WORK TASK →
Track down each line below containing the string "runofs" and copy it.

(Saved data entries)
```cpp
template <typename T, bool EXACT>
__global__ __launch_bounds__(PCR_EW_BLOCK) void k_cg_bc(T* __restrict__ p, const T* __restrict__ Hp, T* __restrict__ rr,
                                                         T* __restrict__ delta, int64_t n, int per_block, int nblk,
                                                         const double* __restrict__ part, CGState* st, int k,
                                                         double* __restrict__ part_rr) {
    __shared__ double red[PCR_EW_BLOCK / PCR_WAVE + 1];
    const int da = st->done_at;
    if (da != 0 && da < k) return;
    double s4[4];
    for (int c = 0; c < 4; ++c) {
        double x = 0.0;
        for (int i = threadIdx.x; i < nblk; i += PCR_EW_BLOCK) x += part[4 * i + c];
        s4[c] = block_sum<PCR_EW_BLOCK>(x, red);
    }
    const double pHp = s4[0], rp = s4[1], rHp0 = s4[2], HpHp = s4[3];
    const double rr2_old = st->rr2buf[(k - 1) & 1];
    const double alpha = -1.0 * rp / pHp;
    double rr2 = rr2_old + 2.0 * alpha * rHp0 + alpha * alpha * HpHp;
    rr2 = rr2 > 0.0 ? rr2 : 0.0;
    const double rHp = rHp0 + alpha * HpHp;
    const bool conv = !EXACT && sqrt(rr2) < st->err;
    const double beta = rHp / pHp;
    const int64_t lo = (int64_t)blockIdx.x * per_block;
    const int64_t hi = (lo + per_block < n) ? lo + per_block : n;
    double x2 = 0.0;
    for (int64_t i = lo + threadIdx.x; i < hi; i += PCR_EW_BLOCK) {
        const double pv = (double)p[i], hv = (double)Hp[i];
        delta[i] = (T)((double)delta[i] + pv * alpha);
        const T rn = (T)((double)rr[i] + hv * alpha);
        rr[i] = rn;
        if (EXACT) x2 += (double)rn * (double)rn;
        if (!conv) p[i] = (T)((double)rn * -1.0 + pv * beta);
    }
    if (EXACT) {
        x2 = block_sum<PCR_EW_BLOCK>(x2, red);
        if (threadIdx.x == 0) { part_rr[2 * blockIdx.x] = x2; part_rr[2 * blockIdx.x + 1] = 0.0; }
    }
    if (blockIdx.x == gridDim.x - 1 && threadIdx.x == 0) {
        st->pHp = pHp; st->rp = rp; st->alpha = alpha; st->rr2 = rr2; st->rHp = rHp; st->beta = beta;
        st->iters += 1;
        if (!EXACT) {
            st->rr2buf[k & 1] = rr2;
            if (conv) { st->done_at = k; st->done = 1; }
        }
    }
}
__global__ __launch_bounds__(PCR_EW_BLOCK) void k_cg_stop(const double* __restrict__ part_rr, int nblk, CGState* st, int k) {
    __shared__ double red[PCR_EW_BLOCK / PCR_WAVE + 1];
    if (st->done) return;
    double a, b;
    reduce_partials2(part_rr, nblk, &a, &b, red);
    if (threadIdx.x == 0) {
        st->rr2 = a; st->rr2buf[k & 1] = a;
        if (sqrt(a) < st->err) { st->done_at = k; st->done = 1; }
    }
}
```

Baseline: 47.90 billion pairs/s.

## Batch block reductions, pack per-user team records, and prefetch CG update operands

```diff
diff --git a/primalcr_amd/csrc/pcr_classes.h b/primalcr_amd/csrc/pcr_classes.h
--- a/primalcr_amd/csrc/pcr_classes.h
+++ b/primalcr_amd/csrc/pcr_classes.h
@@ -23,6 +23,7 @@
     int64_t nnz = 0;
     std::vector<int32_t> users;
     DBuf<int32_t> d_users;
+    DBuf<TeamRec> d_recs;
 };
 static const int BIN_LIMIT[3] = {128, 512, 4096};
 static const int BIN_BLOCK[4] = {64, 256, 512, 512};
diff --git a/primalcr_amd/csrc/pcr_eval.h b/primalcr_amd/csrc/pcr_eval.h
--- a/primalcr_amd/csrc/pcr_eval.h
+++ b/primalcr_amd/csrc/pcr_eval.h
@@ -192,11 +192,11 @@
         if (threadIdx.x == 0) part[4 * blockIdx.x + c] = s;
     }
 }
-template <typename T>
+template <typename T, bool CH>
 __global__ __launch_bounds__(PCR_EW_BLOCK) void k_obj3(const double* __restrict__ objx, const double* __restrict__ objx2, int64_t nx,
                                                         const T* __restrict__ a, int64_t na, const T* __restrict__ b, int64_t nb,
                                                         double* __restrict__ part, const double* __restrict__ wx = nullptr) {
-    __shared__ double red[PCR_EW_BLOCK / PCR_WAVE + 1];
+    __shared__ double red[PCR_EW_RED];
     const int64_t G = gridDim.x, blk = blockIdx.x;
     double s[4] = {0.0, 0.0, 0.0, 0.0};
     { const int64_t per = (nx + G - 1) / G, lo = blk * per, hi = lo + per < nx ? lo + per : nx;
@@ -207,21 +207,33 @@
       for (int64_t i = lo + threadIdx.x; i < hi; i += PCR_EW_BLOCK) { const double v = (double)a[i]; s[1] += v * v; } }
     if (b) { const int64_t per = (nb + G - 1) / G, lo = blk * per, hi = lo + per < nb ? lo + per : nb;
       for (int64_t i = lo + threadIdx.x; i < hi; i += PCR_EW_BLOCK) { const double v = (double)b[i]; s[2] += v * v; } }
-    for (int c = 0; c < 4; ++c) {
-        const double t = block_sum<PCR_EW_BLOCK>(s[c], red);
-        if (threadIdx.x == 0) part[4 * blk + c] = t;
-    }
-}
+    block_sums_as<PCR_EW_BLOCK, 4, CH>(s, red);
+    if (threadIdx.x == 0)
+        for (int c = 0; c < 4; ++c) part[4 * blk + c] = s[c];
+}
+template <bool CH>
 __global__ __launch_bounds__(PCR_EW_BLOCK) void k_fin4(const double* __restrict__ part, int nblk, double* __restrict__ out,
                                                         unsigned long long* cnt = nullptr, double* cnt_out = nullptr, int nzero = 0,
                                                         int keep1 = 1) {
-    __shared__ double red[PCR_EW_BLOCK / PCR_WAVE + 1];
-    for (int c = 0; c < 4; ++c) {
-        double x = 0.0;
-        for (int i = threadIdx.x; i < nblk; i += PCR_EW_BLOCK) x += part[4 * i + c];
-        x = block_sum<PCR_EW_BLOCK>(x, red);
-        if (threadIdx.x == 0) out[c] = (c == 1 && !keep1) ? 0.0 : x;
-    }
+    __shared__ double red[PCR_EW_RED];
+    double s4[4] = {0.0, 0.0, 0.0, 0.0};
+    if (CH) {
+        const double2* part2 = reinterpret_cast<const double2*>(part);
+#pragma unroll 4
+        for (int i = threadIdx.x; i < nblk; i += PCR_EW_BLOCK) {
+            const double2 a = part2[2 * i], b = part2[2 * i + 1];
+            s4[0] += a.x; s4[1] += a.y; s4[2] += b.x; s4[3] += b.y;
+        }
+        block_sums<PCR_EW_BLOCK, 4>(s4, red);
+    } else {
+        for (int c = 0; c < 4; ++c) {
+            double x = 0.0;
+            for (int i = threadIdx.x; i < nblk; i += PCR_EW_BLOCK) x += part[4 * i + c];
+            s4[c] = block_sum<PCR_EW_BLOCK>(x, red);
+        }
+    }
+    if (threadIdx.x == 0)
+        for (int c = 0; c < 4; ++c) out[c] = (c == 1 && !keep1) ? 0.0 : s4[c];
     if (cnt) {
         if (threadIdx.x == 0) { cnt_out[0] = (double)cnt[0]; cnt_out[1] = (double)cnt[1]; cnt_out[2] = (double)cnt[3]; cnt_out[3] = (double)cnt[2]; }
         __syncthreads();
diff --git a/primalcr_amd/csrc/pcr_gram.h b/primalcr_amd/csrc/pcr_gram.h
--- a/primalcr_amd/csrc/pcr_gram.h
+++ b/primalcr_amd/csrc/pcr_gram.h
@@ -19,27 +19,6 @@
     static __device__ __forceinline__ int crow(int j, int l) { return (l >> 4) + 4 * j; }
     static __device__ __forceinline__ int ccol(int l) { return l & 15; }
 };
-
-template <int BLOCK, int NV>
-__device__ __forceinline__ void block_sums(double (&v)[NV], double* red) {
-#pragma unroll
-    for (int i = 0; i < NV; ++i) v[i] = wave_sum(v[i]);
-    if (BLOCK == PCR_WAVE) return;
-    const int wid = threadIdx.x >> 6, lane = threadIdx.x & 63;
-    __syncthreads();
-    if (lane == 0) {
-#pragma unroll
-        for (int i = 0; i < NV; ++i) red[wid * NV + i] = v[i];
-    }
-    __syncthreads();
-#pragma unroll
-    for (int i = 0; i < NV; ++i) {
-        double t = 0.0;
-#pragma unroll
-        for (int w = 0; w < BLOCK / PCR_WAVE; ++w) t += red[w * NV + i];
-        v[i] = t;
-    }
-}
 
 template <typename T>
 __host__ __device__ static inline size_t gram_img_bytes(int cap, int nchp) {
diff --git a/primalcr_amd/csrc/pcr_host.cpp b/primalcr_amd/csrc/pcr_host.cpp
--- a/primalcr_amd/csrc/pcr_host.cpp
+++ b/primalcr_amd/csrc/pcr_host.cpp
@@ -319,7 +319,7 @@
 static std::map<std::string, std::string>& tune_table() { static thread_local std::map<std::string, std::string> t; return t; }
 static const char* const TUNE_KEYS[] = {"ustep_mode", "cluster_k", "cluster_users", "ubins", "ustep_gram", "spmm_tiles", "spmm_chunk", "sddmm_csc",
                                         "lanes", "pipeline", "window_cache", "prepare_merged", "resort_window", "allreduce_chunks", "p2p_ll",
-                                        "p2p_timeout_ms", "p2p_queue_budget", "count_rows", "debug", "win16", "ustep_win_lds", "plan_key64", "ustep_newton", "vblock_users", "recommend_select", "ranks_batch_users", "sample_threads", "rerank_lds", "ridge_form", "nnls_form", "itemfold_table_bytes", "fault_cluster_member", "fault_p2p_skip", "fault_p2p_coarse", nullptr};
+                                        "p2p_timeout_ms", "p2p_queue_budget", "count_rows", "debug", "win16", "ustep_win_lds", "plan_key64", "ustep_newton", "vblock_users", "recommend_select", "vside_chains", "ranks_batch_users", "sample_threads", "rerank_lds", "ridge_form", "nnls_form", "itemfold_table_bytes", "fault_cluster_member", "fault_p2p_skip", "fault_p2p_coarse", nullptr};
 extern "C" int pcr_tune(const char* key, const char* value) {
     if (!key) { pcr_set_error("pcr_tune: null key"); return PCR_ERR_ARG; }
     bool known = false;
diff --git a/primalcr_amd/csrc/pcr_prims.h b/primalcr_amd/csrc/pcr_prims.h
--- a/primalcr_amd/csrc/pcr_prims.h
+++ b/primalcr_amd/csrc/pcr_prims.h
@@ -39,6 +39,32 @@
     const double* ulam = nullptr;
 };
 
+struct TeamRec { uint32_t s0; int32_t n; uint32_t ro_lo; uint32_t hi; };
+static inline bool team_rec_fits(int64_t s0, int64_t n, int64_t ro, int64_t nlev) {
+    return s0 >= 0 && s0 < ((int64_t)1 << 32) && ro >= 0 && ro < ((int64_t)1 << 44) && n >= 0 && n < ((int64_t)1 << 31) && nlev >= -1 && nlev + 1 < (1 << 20);
+}
+static inline TeamRec team_rec(int64_t s0, int64_t n, int64_t ro, int64_t nlev) {
+    return TeamRec{(uint32_t)s0, (int32_t)n, (uint32_t)ro, (uint32_t)(nlev + 1) | (uint32_t)(ro >> 32) << 20};
+}
+struct Team { int64_t s0, ro; int n, nlev; };
+template <typename T>
+__device__ __forceinline__ Team load_team(const Shard<T>& S, const TeamRec* __restrict__ recs, int ui, int u) {
+    Team t;
+    if (recs) {
+        const uint4 r = *reinterpret_cast<const uint4*>(recs + ui);
+        t.s0 = (int64_t)r.x;
+        t.ro = (int64_t)r.z | (int64_t)(r.w >> 20) << 32;
+        t.n = (int)r.y;
+        t.nlev = (int)(r.w & 0xFFFFF) - 1;
+    } else {
+        t.s0 = S.uptr[u];
+        t.n = (int)(S.uptr[u + 1] - t.s0);
+        t.ro = S.runofs[u];
+        t.nlev = (int)(S.runofs[u + 1] - t.ro) - 1;
+    }
+    return t;
+}
+
 
 __device__ __forceinline__ int dpp_xor1(int v) { return __builtin_amdgcn_mov_dpp(v, 0xB1, 0xF, 0xF, true); }
 __device__ __forceinline__ int dpp_xor2(int v) { return __builtin_amdgcn_mov_dpp(v, 0x4E, 0xF, 0xF, true); }
@@ -115,6 +141,35 @@
 #pragma unroll
     for (int w = 0; w < BLOCK / PCR_WAVE; ++w) t += red[w];
     return t;
+}
+
+template <int BLOCK, int NV>
+__device__ __forceinline__ void block_sums(double (&v)[NV], double* red) {
+#pragma unroll
+    for (int i = 0; i < NV; ++i) v[i] = wave_sum(v[i]);
+    if (BLOCK == PCR_WAVE) return;
+    const int wid = threadIdx.x >> 6, lane = threadIdx.x & 63;
+    __syncthreads();
+    if (lane == 0) {
+#pragma unroll
+        for (int i = 0; i < NV; ++i) red[wid * NV + i] = v[i];
+    }
+    __syncthreads();
+#pragma unroll
+    for (int i = 0; i < NV; ++i) {
+        double t = 0.0;
+#pragma unroll
+        for (int w = 0; w < BLOCK / PCR_WAVE; ++w) t += red[w * NV + i];
+        v[i] = t;
+    }
+}
+template <int BLOCK, int NV, bool CH>
+__device__ __forceinline__ void block_sums_as(double (&v)[NV], double* red) {
+    if constexpr (CH) block_sums<BLOCK, NV>(v, red);
+    else {
+#pragma unroll
+        for (int i = 0; i < NV; ++i) v[i] = block_sum<BLOCK>(v[i], red);
+    }
 }
 
 template <int BLOCK, class F>
diff --git a/primalcr_amd/csrc/pcr_solver.hip b/primalcr_amd/csrc/pcr_solver.hip
--- a/primalcr_amd/csrc/pcr_solver.hip
+++ b/primalcr_amd/csrc/pcr_solver.hip
@@ -34,7 +34,7 @@
 struct Tune {
     int lanes = 0, spmm_chunk = 0, spmm_tiles = 0, sddmm_csc = -1, ustep_mode = 0, cluster_k = 4, cluster_users = 0, window_cache = 1,
         prepare_merged = -1, pipeline = 1, debug = 0, fault_cluster_member = 0, ustep_gram = -1, count_rows = 0, allreduce_chunks = 0,
-        resort_window = 8, p2p_ll = 16, p2p_timeout_ms = 20000, p2p_queue_budget = 0, fault_p2p_skip = 0, fault_p2p_coarse = 0, win16 = 1, ustep_win_lds = 1, plan_key64 = 0, ustep_newton = 0, vblock_users = 0, recommend_select = 1;
+        resort_window = 8, p2p_ll = 16, p2p_timeout_ms = 20000, p2p_queue_budget = 0, fault_p2p_skip = 0, fault_p2p_coarse = 0, win16 = 1, ustep_win_lds = 1, plan_key64 = 0, ustep_newton = 0, vblock_users = 0, recommend_select = 1, vside_chains = 1;
     std::string ubins;
     void read() {
         lanes = pcr_tune_int("lanes", 0); spmm_chunk = pcr_tune_int("spmm_chunk", 0); spmm_tiles = pcr_tune_int("spmm_tiles", 0);
@@ -48,10 +48,12 @@
         p2p_timeout_ms = pcr_tune_int("p2p_timeout_ms", 20000); fault_p2p_skip = pcr_tune_int("fault_p2p_skip", 0);
         fault_p2p_coarse = pcr_tune_int("fault_p2p_coarse", 0); p2p_queue_budget = pcr_tune_int("p2p_queue_budget", 0);
         win16 = pcr_tune_int("win16", 1); ustep_win_lds = pcr_tune_int("ustep_win_lds", 1); plan_key64 = pcr_tune_int("plan_key64", 0); ustep_newton = pcr_tune_int("ustep_newton", 0); vblock_users = pcr_tune_int("vblock_users", 0);
-        recommend_select = pcr_tune_int("recommend_select", 1);
+        recommend_select = pcr_tune_int("recommend_select", 1); vside_chains = pcr_tune_int("vside_chains", 1);
         ubins.clear(); pcr_tune_get("ubins", &ubins);
     }
 };
+
+#define PCR_WITH_CH(...) do { if (tune.vside_chains) { constexpr bool CH = true; __VA_ARGS__; } else { constexpr bool CH = false; __VA_ARGS__; } } while (0)
 
 template <typename T>
 struct Solver final : pcr_solver {
@@ -538,6 +540,17 @@
         if (vblock_nbp) sddmm_csc = true;
         return PCR_OK;
     }
+    int upload_sweep_list(Bin& b, const HostShard& H) {
+        RC(b.d_users.upload(b.users, st));
+        std::vector<TeamRec> recs(b.users.size());
+        for (size_t i = 0; i < b.users.size(); ++i) {
+            const int64_t u = b.users[i], s0 = H.uptr[u], n = H.uptr[u + 1] - s0, ro = H.lv.run_ofs[u], nlev = H.lv.run_ofs[u + 1] - ro - 1;
+            if (!team_rec_fits(s0, n, ro, nlev)) { pcr_set_error("a shard of 2^32 ratings or 2^44 level runs: beyond the sweeps' team records"); return PCR_ERR_UNSUPPORTED; }
+            recs[i] = team_rec(s0, n, ro, nlev);
+        }
+        return b.d_recs.upload(recs, st);
+    }
+    const TeamRec* recs_of(const Bin& b, size_t first = 0) const { return tune.vside_chains ? b.d_recs.p + first : nullptr; }
     int setup_vside_classes(const HostShard& H) {
         const int64_t nu = n_users;
         make_bins(H.uptr, nu, &H.lv.run_ofs, bins, H.by_len);
@@ -545,7 +558,7 @@
         const int sweep_wave_cap = pick_sweep_wave_cap<T>(H.uptr, nu, H.by_len, ncu);
         if (tune.debug) fprintf(stderr, "[pcr] sweep wave cap %d\n", sweep_wave_cap);
         make_bins(H.uptr, nu, &H.lv.run_ofs, sbins, H.by_len, {std::min(sweep_wave_cap, 4095), 4096}, {64, 512, 512});
-        for (auto& b : sbins) RC(b.d_users.upload(b.users, st));
+        for (auto& b : sbins) RC(upload_sweep_list(b, H));
         const int prep_wave_cap = 256;
         make_bins(H.uptr, nu, &H.lv.run_ofs, pbins, H.by_len, {prep_wave_cap, 4096}, {64, 512, 512});
         for (auto& b : pbins) RC(b.d_users.upload(b.users, st));
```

RESPONSE TO THE EXERCISE →
+        t.ro = S.runofs[u];
+        t.nlev = (int)(S.runofs[u + 1] - t.ro) - 1;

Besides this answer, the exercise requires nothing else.